Bei der Besichtigung des Friedhofes im September haben die Straßberger Gemeinderäte auch die Wege genau unter die Lupe genommen. Foto: Horst Schweizer

Rund 60 000 Euro investiert die Gemeinde Straßberg auf dem Friedhof. Neue Urnenplatten-Wahlgräber werden entstehen und die Wege anders gestaltet. Zudem soll eine Box mit Split aufgestellt werden, mit dem die Gräber aufgefüllt werden können.

Am 24. September hatte der Gemeinderat seine Sitzung mit einer ausführlichen Vorortbesichtigung auf dem Friedhof begonnen. Durch dessen Größe bietet die letzte Ruhestätte ausreichend Platz für eine Vielzahl von Bestattungsformen. 14 davon hat die Gemeinde in ihrer Satzung festgelegt, deutlich mehr als auf vergleichbaren Friedhöfen.

 

Damals gab es einige Vorschläge und Ideen, auch von Bürgern.
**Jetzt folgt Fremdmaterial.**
# google-deepmind/bsuite

Hardware: AMD Instinct MI355X
Metric: env-steps/sec (higher is better)
Workload: dtype int32; 1 GPU; deep_sea/10 deep_sea {'size': 30, 'mapping_seed': 42} random actions, dense TimeStep; mode=e, lanes_per_gpu=1048576, global_lanes=1048576, episode_phases=staggered

## Files before the change

bsuite_amd/csrc/bsx_pair_device.h:

```cpp
#ifndef BSX_PAIR_DEVICE_H_
#define BSX_PAIR_DEVICE_H_

#include "bsx_device.h"
#include "bsx_policy.h"

template <class Fam, bool LEAN, bool NOMT>
__device__ __forceinline__ int bsx_fam_advance(const typename Fam::args& a, const typename Fam::shared& s, int64_t i, uint64_t lane,
                                               uint64_t step, int32_t st, int act, int32_t& nst, double& reward) {
  return Fam::template advance_nomt<LEAN, NOMT>(a, s, i, lane, step, st, act, nst, reward);
}

template <class Fam, bool LEAN = false, int MT = -1, int LPT = 1>
__device__ __forceinline__ void bsx_advance_body(const typename Fam::args& a, uint32_t block_id,
                                                 typename Fam::shared& s_fam, unsigned int* s_cnt,
                                                 int32_t* s_state = nullptr) {
  if (threadIdx.x < 2) s_cnt[threadIdx.x] = 0;
  Fam::stage(a, s_fam);
  __syncthreads();
  if constexpr (LPT == 2) {
    const uint64_t step = bsx_step_of(a.ctl);
    int64_t i[2];
    bool mine[2];
    int act[2], type[2] = {-1, -1};
    int32_t st[2];
// ... 145 lines not shown
      }
    }
  }
  if (mine) a.state[i] = st;
  bsx_pool_counts(a.ctl, n_last, n_first, s_cnt, block_id & (BSX_COUNTER_SHARDS - 1));
}

struct bsx_policy_args {
  const uint8_t* table;
  const int32_t* policy_index;
  int32_t* actions_out;
  double epsilon;
  uint64_t explore_seed;
  int32_t n_states, n_policies;
  uint32_t num_actions;
  int32_t in_lds;
};

template <class Fam, class HotFn>
__global__ void __launch_bounds__(BSX_BLOCK) bsx_policy_rollout_kernel(const typename Fam::args a, const int n_steps,
                                                                             int32_t* __restrict__ rows, const HotFn fn,
                                                                             const bsx_policy_args p) {
  __shared__ typename Fam::shared s_fam;
  __shared__ unsigned int s_cnt[2];
  __shared__ uint8_t s_tab[BSX_POLICY_LDS_BYTES];
  if (threadIdx.x < 2) s_cnt[threadIdx.x] = 0;
  Fam::stage(a, s_fam);
  const int S = p.n_states;
  const bool in_lds = p.in_lds != 0;
  if (in_lds) {
    for (int k = threadIdx.x; k < S; k += BSX_BLOCK) s_tab[k] = p.table[k];
  }
  __syncthreads();
  const int64_t B = a.ctl.n_lanes;
  const int64_t i = (int64_t)blockIdx.x * BSX_BLOCK + threadIdx.x;
  const bool mine = i < B;
  const uint64_t lane = a.ctl.lane_offset + (uint64_t)i;
  const uint64_t step0 = bsx_step_of(a.ctl);
  const bool explore = p.epsilon > 0.0;
  int32_t st = mine ? a.state[i] : 0;
  const uint8_t* __restrict__ tab = p.table;
  if (mine && p.policy_index != nullptr) tab += (int64_t)bsx_policy_clamp(p.policy_index[i], p.n_policies) * S;
  uint32_t n_last = 0, n_first = 0;
  uint32_t block_id = blockIdx.x;
#if defined(__HIP_DEVICE_COMPILE__)
  asm volatile("" : "+v"(block_id));
#endif
  if (mine) {
#pragma unroll 1
    for (int t = 0; t < n_steps; ++t) {
      const uint64_t step = step0 + (uint64_t)t;
      const int64_t oi = (int64_t)t * B + i;
      const int key = bsx_policy_clamp(fn.policy_key(st), S);
      uint32_t entry;
      if (in_lds) {
        entry = s_tab[key];
#if defined(__HIP_DEVICE_COMPILE__)
        asm volatile("" : "+v"(entry));
#endif
      } else {
        entry = tab[key];
      }
      uint32_t w0 = 0, w1 = 0, w2 = 0;
      if (explore) {
        const bsx_u32x4 w = bsx_policy_draws(p.explore_seed, lane, step);
        w0 = w.v[0]; w1 = w.v[1]; w2 = w.v[2];
      }
      const int act = bsx_policy_select(entry, Fam::resets(st), p.epsilon, w0, w1, w2, p.num_actions);
      int32_t nst; double reward;
      const int type = Fam::template advance<true>(a, s_fam, i, lane, step, st, act, nst, reward);
      st = nst;
      bsx_emit_at<0, 0, false, -1, BSX_OUT_SCALARS.rollout>(a.ctl, a.out, i, oi, lane, step, type, reward);
      bsx_index_store<BSX_OUT_INDEX.rollout>(rows, oi, nst, fn);
      bsx_st<BSX_OUT_SCALARS.rollout>(&p.actions_out[oi], (int32_t)act);
      n_last += type == BSX_LAST ? 1u : 0u;
      n_first += type == BSX_FIRST ? 1u : 0u;
    }
    a.state[i] = st;
  }
  bsx_pool_counts(a.ctl, n_last, n_first, s_cnt, block_id & (BSX_COUNTER_SHARDS - 1));
}
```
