@@ -49,7 +51,34 @@
 
     float sx = 1.f;
     const int pl = tid % BP;
-    {
+    const int EW = a.span_entries + 1, pitch = a.span_pitch;
+    unsigned* const woffS = reinterpret_cast<unsigned*>(Win + 8 * EW);
+    int Et = 0, UPS = 1, eb[PJ];
+    if constexpr (SPAN) {
+        const int Hp = a.Yh + P.nR - 1;
+        int n, py, px;
+        pix_coord(a, P, p0, n, py, px);
+        const int row0 = n * Hp + py;
+        const int plast = (p0 + BP < Ptot ? p0 + BP : Ptot) - 1;
+        pix_coord(a, P, plast, n, py, px);
+        Et = (n * Hp + py + P.nR - row0) * pitch;
+        UPS = (2 * Et + 256 * T - 1) / (256 * T);
+#pragma unroll
+        for (int j = 0; j < PJ; ++j) {
+            const int pix = p0 + wp * WPT + j * 32 + lo;
+            pix_coord(a, P, pix < Ptot ? pix : Ptot - 1, n, py, px);
+            eb[j] = (n * Hp + py - row0) * pitch + px + (MODE == MODE_BWD ? (P.nR - 1) * pitch + ph_nS - 1 : 0);
+        }
+        const int oy = MODE == MODE_BWD ? P.nR - 1 - a.pad : a.pad, ox = MODE == MODE_BWD ? ph_nS - 1 - a.pad : a.pad;
+        for (int e = tid; e < Et; e += 256) {
+            const int row = e / pitch, gr = row0 + row;
+            const int gn = gr / Hp;
+            const int iy = gr - gn * Hp - oy, ix = e - row * pitch - ox;
+            const bool ok = gn < a.N && (unsigned)iy < (unsigned)a.Hg && (unsigned)ix < (unsigned)a.Wg;
+            woffS[e] = ok ? (((unsigned)gn * (unsigned)a.Cg * (unsigned)a.Hg + (unsigned)iy) * (unsigned)a.Wg + (unsigned)ix) * ES : OOB;
+        }
+        if (tid < 8) Win[tid * EW + EW - 1] = f16x8{0, 0, 0, 0, 0, 0, 0, 0};
+    } else {
         const int pg = p0 + pl;
         const bool pvalid = pg < Ptot;
         int gn = 0, py = 0, px = 0;
@@ -87,20 +116,63 @@
         const int row = q >> 2, kc = (q & 3) * 4;
         a_base[j] = (m0 + row < a.M) ? (unsigned)((m0 + row) * Kp + kc) * 4u : OOB;
     }
+    constexpr int NBV = SPAN ? 8 : KPT;
     struct Stage {
         u32x4 av[ACH];
-        unsigned bv[KPT];
-    };
+        unsigned bv[NBV];
+        int wc, wk;
+    };
+    const int c_last = st_end > st_begin ? (st_end - 1) / T : -1;
+    auto wave_has = [&](int i) { return wave * 64 + 256 * i < 2 * Et; };
+    auto win_load = [&](unsigned (&bv)[NBV], int c, int i) {
+        const int u = tid + 256 * i, kh = u >= Et ? 1 : 0;
+        const bool ok = u < 2 * Et && c <= c_last;
+        const unsigned vo = (ok ? woffS[u - kh * Et] : OOB) + (unsigned)(kh * 8 * HgWg4);
+        const unsigned so = (unsigned)(c * 16 * HgWg4);
+#pragma unroll
+        for (int e = 0; e < 8; ++e) bv[e] = __builtin_amdgcn_raw_buffer_load_b32(rX, vo, so + (unsigned)(e * HgWg4), 0);
+    };
+    auto win_put = [&](const unsigned (&bv)[NBV], int c, int i) {
+        const int u = tid + 256 * i, kh = u >= Et ? 1 : 0;
+        if (u >= 2 * Et) return;
+        f16x8 h, l;
+#pragma unroll
+        for (int e = 0; e < 8; ++e) {
+            _Float16 x, y;
+            split2h(__uint_as_float(bv[e]) * sx, x, y);
+            h[e] = x;
+            l[e] = y;
+        }
+        f16x8* const w = Win + ((c & 1) * 4 + kh) * EW + (u - kh * Et);
+        w[0] = h;
+        w[2 * EW] = l;
+    };
+    auto win_sync = [&](int c, int i) {
+        if (!wave_has(i)) return;
+        unsigned bv[NBV];
+        win_load(bv, c, i);
+        win_put(bv, c, i);
+    };
+    int wi_c = (st_begin - 1 + T) / T, wi_k = (st_begin - 1 + T) % T;
     auto load = [&](Stage& r) {
         const bool live = it_left > 0;
-        const unsigned vo = offT[live ? it_tap : T][pl];
-        const unsigned so = (unsigned)((it_c + ksub * KPT) * HgWg4);
 #pragma unroll
         for (int j = 0; j < ACH; ++j) r.av[j] = __builtin_amdgcn_raw_buffer_load_b128(rA, live ? a_base[j] : OOB, (unsigned)it_k0 * 4u, 0);
-#pragma unroll
-        for (int i = 0; i < KPT; ++i) {
-            if constexpr (HALF) r.bv[i] = (unsigned)__builtin_amdgcn_raw_buffer_load_b16(rX, vo, so + (unsigned)(i * HgWg4), 0);
-            else r.bv[i] = __builtin_amdgcn_raw_buffer_load_b32(rX, vo, so + (unsigned)(i * HgWg4), 0);
+        if constexpr (SPAN) {
+            r.wc = wi_c;
+            r.wk = wi_k;
+            if (wave_has(wi_k * UPS)) win_load(r.bv, wi_c, wi_k * UPS);
+            const bool ww = wi_k + 1 == T;
+            wi_k = ww ? 0 : wi_k + 1;
+            wi_c += ww ? 1 : 0;
+        } else {
+            const unsigned vo = offT[live ? it_tap : T][pl];
+            const unsigned so = (unsigned)((it_c + ksub * KPT) * HgWg4);
+#pragma unroll
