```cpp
int xmap_sim3_layout(void *stream, const xmap_ratings *R, int64_t *item_ptr, const double *rating64, int32_t ch_min, int32_t phases,
                     int32_t stats_lo, int32_t stats_hi, int32_t *cnt, double *u_avg, double *u_norm, int32_t *hist, int64_t *pre, int32_t *ctl, int32_t *hid, int32_t *hlist,
                     uint64_t *ub_key, void *ub, void *srec, void *bufA, void *bufB, void *rc, uint64_t *Wp, double *info,
                     double *norms, int32_t *h_ctl) {
    XM_SCOPE(stream);
    XM_ARG(R && item_ptr && (const int64_t *)item_ptr == R->item_ptr && cnt && u_avg && hist && pre && ctl && hid && hlist);
    XM_ARG(ub_key && ub && srec && bufA && bufB && rc && Wp && info && norms && ch_min >= 64);
    XM_ARG(R->nnz < 0x7fffffffLL && R->n_users < 0x7ffffff0LL && R->n_items >= 0);
    XM_ARG(rating64 || u_norm);
    XM_ARG(stats_lo >= 0 && stats_lo <= stats_hi && stats_hi <= R->n_items && (phases & ~15) == 0);
    hipStream_t st = (hipStream_t)stream;
    const int I = R->n_items;
    const long long nnz = R->nnz;
    const bool wide = rating64 != nullptr;
    const size_t In = (size_t)(I > 0 ? I : 1);
    int rcode = XMAP_OK;
    if (phases & 1) {
    XM_HIP(hipMemsetAsync(cnt, 0, sizeof(int32_t) * In, st));
    const char *cb_env = getenv("XMAP_COUNT_PART_MIN");
    const long long cb_min = cb_env ? atoll(cb_env) : 2000000ll;
    if (nnz >= cb_min && I > 0) {
        rcode = mirror_counts(st, I, nnz, 1, nullptr, nullptr, R->user_item, false, (int *)bufA, cnt);
        if (rcode) return rcode;
    } else if (nnz > 0) {
        k_count3<<<dim3((unsigned)((nnz + CNT_CHUNK - 1) / CNT_CHUNK)), dim3(256), 0, st>>>(nnz, R->user_item, cnt);
        XM_LAUNCH_CHECK();
    }
    rcode = xmap_exclusive_scan_i32_to_i64(stream, cnt, item_ptr, I, nullptr);
    if (rcode) return rcode;
    if (!wide) {
        rcode = xmap_user_stats(stream, R, u_avg, u_norm);
        if (rcode) return rcode;
    }
    const int HB = (int)R->n_users + 2;
    XM_HIP(hipMemsetAsync(hist, 0, sizeof(int32_t) * (size_t)HB, st));
    XM_HIP(hipMemsetAsync(ctl, 0x7f, sizeof(int32_t), st));
    XM_HIP(hipMemsetAsync(ctl + 1, 0, 3 * sizeof(int32_t), st));
    if (I > 0) {
        k_hist<<<dim3((unsigned)((I + 256 * HIST_PER - 1) / (256 * HIST_PER))), dim3(256), 0, st>>>(I, (const long long *)item_ptr, HB, hist);
        XM_LAUNCH_CHECK();
    }
    rcode = xmap_exclusive_scan_i32_to_i64(stream, hist, pre, HB, nullptr);
    if (rcode) return rcode;
    if (HB - 1 > ch_min) {
        k_threshold<<<dim3((unsigned)((HB + 255) / 256)), dim3(256), 0, st>>>(I, HB, (const long long *)pre, ch_min, ctl);
        XM_LAUNCH_CHECK();
    }
    if (I > 0) {
        k_mark_heavy<<<dim3((unsigned)((I + 255) / 256)), dim3(256), 0, st>>>(I, (const long long *)item_ptr, ctl, hid, hlist, ctl + 1);
        XM_LAUNCH_CHECK();
    }
    if (R->n_users > 0 && nnz > 0) {
        const dim3 grid((unsigned)((R->n_users + 15) / 16));
        if (wide)
            k_sort_profiles3<true><<<grid, dim3(256), 0, st>>>(R->n_users, (const long long *)R->user_ptr, R->user_item, nullptr, rating64,
                                                               cnt, (unsigned long long *)ub_key, ub, (unsigned long long *)srec);
        else
            k_sort_profiles3<false><<<grid, dim3(256), 0, st>>>(R->n_users, (const long long *)R->user_ptr, R->user_item, R->user_rating,
                                                                nullptr, cnt, (unsigned long long *)ub_key, ub, (unsigned long long *)srec);
        XM_LAUNCH_CHECK();
    }
    XM_HIP(hipMemsetAsync(Wp, 0, sizeof(uint64_t) * In, st));
    if (nnz > 0 && I > 0) {
        ts::Geo G;
        ts_geometry(I, nnz, wide ? ts::Chunk<3>::CH : ts::Chunk<2>::CH, G);
        rcode = ts_prepare(st, G, (const long long *)item_ptr);
        if (rcode) return rcode;
        const dim3 gridA((unsigned)((nnz + G.ch - 1) / G.ch)), gridB((unsigned)G.clist_cap), gridL((unsigned)G.slist_cap);
        if (wide) {
            ts::RecLoader<3> LA{(const unsigned long long *)srec}, LB{(const unsigned long long *)bufA};
            ts::k_ts_bin<3, false, ts::RecLoader<3>><<<gridA, dim3(ts::BT), 0, st>>>(G, LA, nnz, (unsigned long long *)bufA);
            XM_LAUNCH_CHECK();
            ts::k_ts_bin<3, true, ts::RecLoader<3>><<<gridB, dim3(ts::BT), 0, st>>>(G, LB, nnz, (unsigned long long *)bufB);
            XM_LAUNCH_CHECK();
            k_rc_tiles<true><<<dim3((unsigned)G.T), dim3(ts::CT), 0, st>>>(G, (const unsigned long long *)bufB, (const long long *)R->user_ptr,
                                                                          (ulonglong2 *)rc, (unsigned long long *)Wp);
            XM_LAUNCH_CHECK();
            k_rc_large<true><<<gridL, dim3(ts::LT), 0, st>>>(G, (const unsigned long long *)bufB, (const long long *)R->user_ptr,
                                                             (ulonglong2 *)rc, (unsigned long long *)Wp);
            XM_LAUNCH_CHECK();
        } else {
            ts::RecLoader<2> LA{(const unsigned long long *)srec}, LB{(const unsigned long long *)bufA};
            ts::k_ts_bin<2, false, ts::RecLoader<2>><<<gridA, dim3(ts::BT), 0, st>>>(G, LA, nnz, (unsigned long long *)bufA);
            XM_LAUNCH_CHECK();
            ts::k_ts_bin<2, true, ts::RecLoader<2>><<<gridB, dim3(ts::BT), 0, st>>>(G, LB, nnz, (unsigned long long *)bufB);
            XM_LAUNCH_CHECK();
            k_rc_tiles<false><<<dim3((unsigned)G.T), dim3(ts::CT), 0, st>>>(G, (const unsigned long long *)bufB, (const long long *)R->user_ptr,
                                                                           (ulonglong2 *)rc, (unsigned long long *)Wp);
            XM_LAUNCH_CHECK();
            k_rc_large<false><<<gridL, dim3(ts::LT), 0, st>>>(G, (const unsigned long long *)bufB, (const long long *)R->user_ptr,
// ... 119 lines not shown
```
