template <int OPA, int OPB, int MODE, int TM, int TN>
__device__ __forceinline__ void gemm_one_tile(const GemmArgs& p, const double* __restrict__ Ag, const double* __restrict__ Bg,
                                              double* __restrict__ Cg, double* smem, int ti, int tj, const int tid, const int bid) {
  constexpr int WM = Geo<TM>::WT, WN = Geo<TN>::WT;
  const int lane = tid & 63, wave = tid >> 6;
  const int wm = wave >> 1, wn = wave & 1;
  int offA[4], offB[4];
  frag_offsets<OPA, TM>(lane, wm * (TM / 2), offA);
  frag_offsets<OPB, TN>(lane, wn * (TN / 2), offB);
  const bool fast_ab = p.fast && p.avec && p.bvec;
  const int m0 = ti * TM, n0 = tj * TN;

  int kbeg = 0, kend = p.k;
  if (p.lo_i) kbeg = max(kbeg, ti * TM);
  if (p.lo_j) kbeg = max(kbeg, tj * TN);
  if (p.hi_i) kend = min(kend, (ti + 1) * TM);
  if (p.hi_j) kend = min(kend, (tj + 1) * TN);
  const int kt0 = kbeg / BK;
  const int kt1 = (kend + BK - 1) / BK;

  const bool interior = (m0 + TM <= p.m) && (n0 + TN <= p.n) && (kt1 * BK <= p.k) && p.avec && p.bvec;
  if constexpr (TM == 128 && TN == 128 && OPA == OP_KMAJOR && OPB == OP_KMAJOR) {
    if (p.pack && fast_ab && interior && kt0 == 0 && kt1 * BK == p.k && !(MODE == TILES_LOWER && m0 < n0 + TN)) return;
  }
  if (fast_ab && interior && kt0 < kt1 && !(MODE == TILES_LOWER && m0 < n0 + TN)) {
    const size_t k0 = (size_t)kt0 * BK;
    const char* bA = reinterpret_cast<const char*>(Ag) +
                     ((OPA == OP_KMAJOR) ? ((size_t)m0 * p.lda + k0) : (k0 * p.lda + m0)) * 8;
    const char* bB = reinterpret_cast<const char*>(Bg) +
                     ((OPB == OP_KMAJOR) ? ((size_t)n0 * p.ldb + k0) : (k0 * p.ldb + n0)) * 8;
    const size_t stepA = (OPA == OP_KMAJOR) ? (size_t)BK * 8 : (size_t)BK * p.lda * 8;
    const size_t stepB = (OPB == OP_KMAJOR) ? (size_t)BK * 8 : (size_t)BK * p.ldb * 8;
    char* bC = reinterpret_cast<char*>(Cg) + ((size_t)m0 * p.ldc + n0) * 8;
    const size_t row4 = (size_t)p.ldc * 32;
    constexpr int PD = (TM == 128) ? 1 : FFGP_PD_SMALL;
    unsigned voffA[Geo<TM>::NLD], voffB[Geo<TN>::NLD];
    lane_byte_offsets<OPA, TM>(p.lda, tid, voffA);
    lane_byte_offsets<OPB, TN>(p.ldb, tid, voffB);
    const unsigned voffC = (unsigned)((wm * (TM / 2) + (lane >> 4)) * p.ldc + wn * (TN / 2) + (lane & 15)) * 8u;
    if (p.alpha < 0.0)
      gemm_tile_fast<OPA, OPB, TM, TN, true, PD>(bA, bB, stepA, stepB, bC, row4, voffC, p.beta != 0.0, smem, kt1 - kt0, tid, voffA,
                                             voffB, offA, offB, bid);
    else
      gemm_tile_fast<OPA, OPB, TM, TN, false, PD>(bA, bB, stepA, stepB, bC, row4, voffC, p.beta != 0.0, smem, kt1 - kt0, tid, voffA,
                                              voffB, offA, offB, bid);
    FFGP_TRACE(3);
    return;
  }

  d4_t acc[WM][WN];
#pragma unroll
  for (int i = 0; i < WM; ++i)
#pragma unroll
    for (int j = 0; j < WN; ++j) acc[i][j] = (d4_t){0.0, 0.0, 0.0, 0.0};

  if (kt0 < kt1) {
    if (interior)
      gemm_mainloop<OPA, OPB, TM, TN, false>(p, Ag, Bg, smem, m0, n0, kt0, kt1, tid, offA, offB, acc);
    else
      gemm_mainloop<OPA, OPB, TM, TN, true>(p, Ag, Bg, smem, m0, n0, kt0, kt1, tid, offA, offB, acc);
  }

  FFGP_TRACE(2);
  const double alpha = p.alpha, beta = p.beta;
  const bool use_c = (beta != 0.0);
  const int rbase0 = m0 + wm * (TM / 2) + (lane >> 4);
  const int cbase = n0 + wn * (TN / 2) + (lane & 15);
  double cv[2][4][WN];
  auto load_group = [&](int i, double (&dst)[4][WN]) {
#pragma unroll
    for (int r = 0; r < 4; ++r) {
      const int rowc = min(rbase0 + i * 16 + 4 * r, p.m - 1);
#pragma unroll
      for (int j = 0; j < WN; ++j) {
        const int colc = min(cbase + j * 16, p.n - 1);
        dst[r][j] = Cg[(size_t)rowc * p.ldc + colc];
      }
    }
  };
  if (use_c) {
    load_group(0, cv[0]);
  } else {
#pragma unroll
    for (int b = 0; b < 2; ++b)
#pragma unroll
      for (int r = 0; r < 4; ++r)
#pragma unroll
        for (int j = 0; j < WN; ++j) cv[b][r][j] = 0.0;
  }
#pragma unroll
  for (int i = 0; i < WM; ++i) {
    if (use_c && i + 1 < WM) load_group(i + 1, cv[(i + 1) & 1]);
#pragma unroll
    for (int r = 0; r < 4; ++r) {
      const int row = rbase0 + i * 16 + 4 * r;
#pragma unroll
      for (int j = 0; j < WN; ++j) {
        const int col = cbase + j * 16;
        if (row < p.m && col < p.n && (MODE != TILES_LOWER || col <= row)) {
          Cg[(size_t)row * p.ldc + col] = alpha * acc[i][j][r] + beta * cv[i & 1][r][j];
        }
      }
    }
  }
  FFGP_TRACE(3);
}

Diese hat das Ingenieurbüro Czerwenka nun mit in die Planungen übernommen, die dem Gemeinderat in der jüngsten Sitzung vorgestellt wurden.

Urnenplatten-Wahlgräber sind in Straßberg sehr gefragt

Einig war sich das Gremium nach der Anregung eines Ratsmitglieds, dass die Waschbetonplatten der Wege durch Betonpflasterwege ersetzt werden. Allerdings, so Ingenieur Peter Czerwenka, seien die 15 auf 30 Zentimeter großen Steine nicht mehr lieferbar. Bei einem anderen Hersteller werden nun sandgestrahlte Steine in der Farbe Saharabeige und mit der Abmessung 18 auf 30 Zentimeter bestellt.

Die Nachfrage für Urnenplatten-Wahlgräber sei sehr hoch, erklärte Bürgermeister Markus Zeiser. Im aktuellen Grabfeld gebe es noch 15 freie Gräber, die in absehbarer Zeit belegt sein werden.

Als weitere Maßnahme wird der geschotterte Pfad zu den Reihenplattengräbern durch einen 90 Zentimeter breiten Pflasterweg aus Betonpflaster ersetzt. Zudem soll ein neues Urnenplattenwahlgrabfeld angelegt werden. Bei dieser Grabform werden die Felder mit feinem Splitt aufgefüllt, jedes Grab wird für zwei Urnen vorbereitet.

Für Splitt wird eine Box auf dem Friedhof aufgestellt

„Eine gute Lösung, dass die Waschbetonplatten wegkommen“, meinte Rat Christian Schmidt, der beruflich viel auf Friedhöfen unterwegs ist. Er schlug vor, für Splitt eine Box aufzustellen, um älteren Leuten, die Gräber auffüllen, längere Wege zu ersparen. Der Gemeinderat beschloss einstimmig, die Maßnahme beschränkt auszuschreiben.

Ratsmitglied Mark Herre erkundigte sich, ob solche Arbeiten nicht der Bauhof übernehmen könnte. Die Maßnahme sei viel zu umfangreich, zudem seien die vier Mitarbeiter voll beschäftigt, antwortete Zeiser.